Distance constraints give :

$$\begin{cases}PB^2&=&(x-a)^2+y^2&=&23^2\\PD^2&=&x^2+(y-a)^2&=&29^2\end{cases}\tag{1}$$

(Geometrical interpretation : $P$ is any of the two intersection points $P_1$ and $P_2$ of circles $C_1$ and $C_2$ with resp. centers $B$ and $D$ and radii $23$ and $29$.)

Subtracting equations in (1), we get:

$$2xa-2ya=312. \tag{2}$$

Therefore, the area of triangle $APC$ is:

$$\frac12 \det(\vec{AP},\vec{AC})=\frac12 \begin{vmatrix}x & a\\y & a\end{vmatrix}=\frac12 a(x-y)=78.\tag{3}$$

(using (2)).

Remarks:

1) There are two paradoxes in this result:

  • it is independent from sidelength $a$.

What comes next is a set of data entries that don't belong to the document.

__device__ __forceinline__ void res_swap_halves32(double& a, double& b) {
    const auto lo = __builtin_amdgcn_permlane32_swap((unsigned)__double2loint(a), (unsigned)__double2loint(b), false, false);
    const auto hi = __builtin_amdgcn_permlane32_swap((unsigned)__double2hiint(a), (unsigned)__double2hiint(b), false, false);
    a = __hiloint2double((int)hi[0], (int)lo[0]);
    b = __hiloint2double((int)hi[1], (int)lo[1]);
}
__device__ __forceinline__ void res_swap_rows16(double& a, double& b) {
    const auto lo = __builtin_amdgcn_permlane16_swap((unsigned)__double2loint(a), (unsigned)__double2loint(b), false, false);
    const auto hi = __builtin_amdgcn_permlane16_swap((unsigned)__double2hiint(a), (unsigned)__double2hiint(b), false, false);
    a = __hiloint2double((int)hi[0], (int)lo[0]);
    b = __hiloint2double((int)hi[1], (int)lo[1]);
}
__device__ __forceinline__ void res_cs_rows(const double (&A)[RES_WAVES][2], double v0, double v1, double* part_out,
                                            int w, int lane) {
    static_assert(RES_WAVES == 8, "eight rows per block and workgroup");
    double p[RES_WAVES];
#pragma unroll
    for (int r = 0; r < RES_WAVES; ++r) p[r] = __builtin_fma(A[r][1], v1, A[r][0] * v0);
    double q[4];
#pragma unroll
    for (int k = 0; k < 4; ++k) {
        res_swap_halves32(p[k], p[k + 4]);
        q[k] = p[k] + p[k + 4];
    }
    double t[2];
#pragma unroll
    for (int k = 0; k < 2; ++k) {
        res_swap_rows16(q[k], q[k + 2]);
        t[k] = q[k] + q[k + 2];
    }
    const bool f = (lane & 8) != 0;
    const double keep = f ? t[1] : t[0], send = f ? t[0] : t[1];
    double u = keep + dpp_get<0x128, 0xf>(send);
    u = subwave_sum(u, 8);
    if ((lane & 7) == 0) part_out[8 * (lane >> 3) + w] = u;
}

enum res_class {
    RES_CL_HALF = 0,
    RES_CL_START = 1,
    RES_CL_RR = 2,
    RES_CL_RESTRICT = 3,
    RES_CL_LEVEL2 = 4,
    RES_CL_PROLONG = 5,
    RES_CL_TOP = 6,
    RES_NCLASS = 8
};

template <int KE1, int KE2, int KE3 = 0, bool POLY2 = false, bool DIAG = true, bool FULL = false>
__global__ __launch_bounds__(BT, 2) void k_resident(const ResDesc D, const double* __restrict__ bvec,
                                                    double* xg, double* out, int fixed_cycles) {
    static_assert(!POLY2 || (KE3 == 0 && KE1 == 16), "POLY2: three-level hierarchies in column slices (resident_takes_poly2)");
    static_assert(!FULL || POLY2, "FULL: the composed instantiation only (resident_takes_full)");
    static_assert(DIAG || KE1 == 16, "the production form exists for the column-slice kernels");
    constexpr int FG = 2 * BT / RES_WAVES;
    if constexpr (FULL) __builtin_assume(__builtin_amdgcn_workitem_id_x() < (unsigned)BT);
    constexpr bool THREE = KE3 > 0;
    constexpr bool POLY3 = KE3 == 1;
    constexpr int K3 = (THREE && !POLY3) ? KE3 : 2;
    extern __shared__ __attribute__((aligned(16))) char res_smem[];
    double* sm = reinterpret_cast<double*>(res_smem);
    const char* smb = res_smem;
    const int tid = threadIdx.x, w = tid >> 6, lane = tid & 63;
#define RES_REMOTE (FULL ? 0 : D.remote)
#define RES_WIDENT (FULL ? 1 : D.wident)
    const int b = blockIdx.x, G = FULL ? FG : gridDim.x - (RES_REMOTE ? 1 : 0);
    const int N1 = FULL ? 4 * BT : D.L1.N, N2 = FULL ? 2 * BT : D.L2.N, nf = FULL ? 2 * BT : D.L1.nf, nc = N1 - nf;
    const int Nt = FULL ? 1 : D.Nt;
    if (RES_REMOTE && b == G) {
        __shared__ PhaseLds tail_lds;
        __shared__ double tail_red[16];
        __shared__ double tail_part[48 + SOLVE_ML + 1];
        __shared__ int tail_stat[RES_WAVES];
        res_tail_workgroup(D.tail, res_smem, &tail_lds, tail_red, tail_part, tail_stat);
        return;
    }
    constexpr int oX = 0, oE1 = RES_NMAX, oE2 = 2 * RES_NMAX, oRR1 = 3 * RES_NMAX;
    constexpr int oR1 = 4 * RES_NMAX, oAX1 = 5 * RES_NMAX, oR2 = 6 * RES_NMAX, oRR2 = 7 * RES_NMAX;
    constexpr int oAX2 = 8 * RES_NMAX;
    constexpr int oRHO = 9 * RES_NMAX;
    constexpr int oBETA = oAX2 + RES_NMAX / 2;
    constexpr int oU = oRR2;
    constexpr int oR3 = 9 * RES_NMAX + RES_NMAX / 2, oE3 = oR3 + RES_TAIL_MAX, oP3 = oE3 + RES_TAIL_MAX;
    constexpr int oPART = oR3, oPART9 = oR3 + 2 * RES_WAVES * RES_WAVES;
    static_assert(2 * RES_WAVES * RES_WAVES + 2 * RES_WAVES <= 3 * RES_TAIL_MAX, "the totals fit the tail's slots");
    constexpr int oRED = oP3 + RES_TAIL_MAX;
    constexpr int oPUB = oRED + 2 * RES_WAVES;
    constexpr int oOWN = oPUB + 2 * RES_WAVES;
// ... 143 lines not shown
#define dgC sm[oOWN + 3 * RES_WAVES + w]
#define dvC sm[oOWN + 4 * RES_WAVES + w]
#define bC sm[oOWN + 5 * RES_WAVES + w]
#define dg2 sm[oOWN + 6 * RES_WAVES + w]
#define dv2 sm[oOWN + 7 * RES_WAVES + w]
#define dg3 sm[oOWN + 8 * RES_WAVES + w]
#define dv3 sm[oOWN + 9 * RES_WAVES + w]
    const bool nsp = FULL ? true : D.isnsp != 0;
    const double xx1 = nsp ? D.L1.xx[0] : 1.0, xx2 = nsp ? D.L2.xx[0] : 1.0;
    const double xx3 = (THREE && nsp) ? D.L3.xx[0] : 1.0;
    const double rxx1 = 1.0 / xx1, rxx2 = 1.0 / xx2, rxx3 = 1.0 / xx3;
    for (int j = tid; j < N1; j += BT) {
        sm[oX + j] = xg[j];
        sm[oE1 + j] = 0.0;
        sm[oAX1 + j] = D.L1.Axi[j];
    }
    for (int j = tid; j < N2; j += BT) {
        sm[oE2 + j] = 0.0;
        sm[oAX2 + j] = D.L2.Axi[j];
    }
    if (THREE)
        for (int j = tid; j < N3; j += BT) {
            sm[oE3L + j] = 0.0;
            sm[oAX3L + j] = D.L3.Axi[j];
        }
    const bool tail1 = FULL ? true : !THREE && Nt == 1 && N2 <= RES_NMAX / 2;
    constexpr int oP3C = oRR2 + RES_NMAX / 2;
    const bool lfirst = FULL ? true : D.localfirst && D.nu >= 1 && N2 <= RES_NMAX / 2 && nf <= RES_NMAX / 2;
    const bool lfirst2 = lfirst && !THREE;
    constexpr int oDV1 = oR2 + RES_NMAX / 2, oDV2 = oE2 + RES_NMAX / 2;
    if (lfirst) {
        for (int j = tid; j < nf; j += BT) sm[oDV1 + j] = D.L1.dinv[j];
        if (lfirst2)
            for (int j = tid; j < N2; j += BT) sm[oDV2 + j] = D.L2.dinv[j];
    }
    const bool xm = FULL ? true : !THREE && D.xm != 0 && nc == N2 && D.wident != 0;
    unsigned xbits = 0;
    if (xm) {
        unsigned long long wf[16], wc[16];
#pragma unroll
        for (int q = 0; q < 16; ++q) {
            wf[q] = D.xm_fbits[(size_t)rF * D.xm_nwf + (q < D.xm_nwf ? q : 0)];
            wc[q] = D.xm_cbits[(size_t)(rC - nf) * D.xm_nwc + (q < D.xm_nwc ? q : 0)];
        }
        unsigned lo = 0, hi = 0;
#pragma unroll
        for (int q = 0; q < 16; ++q) {
            lo |= (vF && q < D.xm_nwf) ? (unsigned)((wf[q] >> lane) & 1ull) << q : 0u;
            hi |= (vC && q < D.xm_nwc) ? (unsigned)((wc[q] >> lane) & 1ull) << q : 0u;
        }
        xbits = lo | (hi << 16);
        for (int j = tid; j < nf; j += BT) sm[oRHO + j] = D.xm_rho[j];
        for (int j = tid; j < nc; j += BT) sm[oBETA + j] = D.xm_beta[j];
    }
    double h33 = 0.0;
    if (tail1) {
        for (int j = tid; j < N2; j += BT) {
            double v = 0.0;
            if (POLY2) {
                v = D.p2rows[(size_t)N2 * D.p2ld + j];
            } else {
                for (int t = D.P3.rp[j]; t < D.P3.rp[j + 1]; ++t)
                    if (D.P3.ci[t] == 0) v = D.P3.va[t];
            }
            sm[oP3C + j] = v;
        }
        for (int t = D.A3.rp[0]; t < D.A3.rp[1]; ++t)
            if (D.A3.ci[t] == 0) h33 = D.A3.va[t];
    }
    if (tid == 0) *fail = 0;
    __syncthreads();

    const auto rs = __builtin_amdgcn_make_buffer_rsrc(D.gran0, 0, 2 * RES_GRAN_MAX * 16, 0x00020000);
    unsigned seq = 0;
    bool dead = false;
    const bool dbg = DIAG && D.dbg != nullptr && b == 0 && tid == 0;
#define RES_SKIPPED(sq) (DIAG && (sq) == D.dbg_skip_seq && b == G - 1)
    if (dbg) {
        dbg_acc[0] = dbg_acc[3] = dbg_acc[4] = dbg_acc[5] = dbg_acc[6] = dbg_acc[7] = dbg_acc[8] = 0;
        dbg_acc[1] = __builtin_amdgcn_s_memtime();
        dbg_acc[2] = __builtin_amdgcn_s_memrealtime();
        if constexpr (KE1 == 16)
            for (int k = 0; k < 2 * RES_NCLASS; ++k) cls_acc[k] = 0u;
    }
    auto cls_begin = [&](int c) __attribute__((always_inline)) {
        if constexpr (KE1 == 16) {
            if (dbg) __hip_atomic_fetch_sub(cls_acc + c, (unsigned)__builtin_amdgcn_s_memtime(), __ATOMIC_RELAXED, __HIP_MEMORY_SCOPE_WORKGROUP);
        }
    };
    auto cls_end = [&](int c) __attribute__((always_inline)) {
        if constexpr (KE1 == 16) {
            if (dbg) {
                __hip_atomic_fetch_add(cls_acc + c, (unsigned)__builtin_amdgcn_s_memtime(), __ATOMIC_RELAXED, __HIP_MEMORY_SCOPE_WORKGROUP);
                __hip_atomic_fetch_add(cls_acc + RES_NCLASS + c, 1u, __ATOMIC_RELAXED, __HIP_MEMORY_SCOPE_WORKGROUP);
            }
        }
    };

  • it is valid for any of the intersection points $P_1$ and $P_2$.

2) Sidelength $a$ must be such that $\dfrac{29-23}{\sqrt{2}}\leq a\leq \dfrac{29+23}{\sqrt{2}}$ in order that circles $C_1$ and $C_2$ have at least one intersection point (not necessarily included in the square).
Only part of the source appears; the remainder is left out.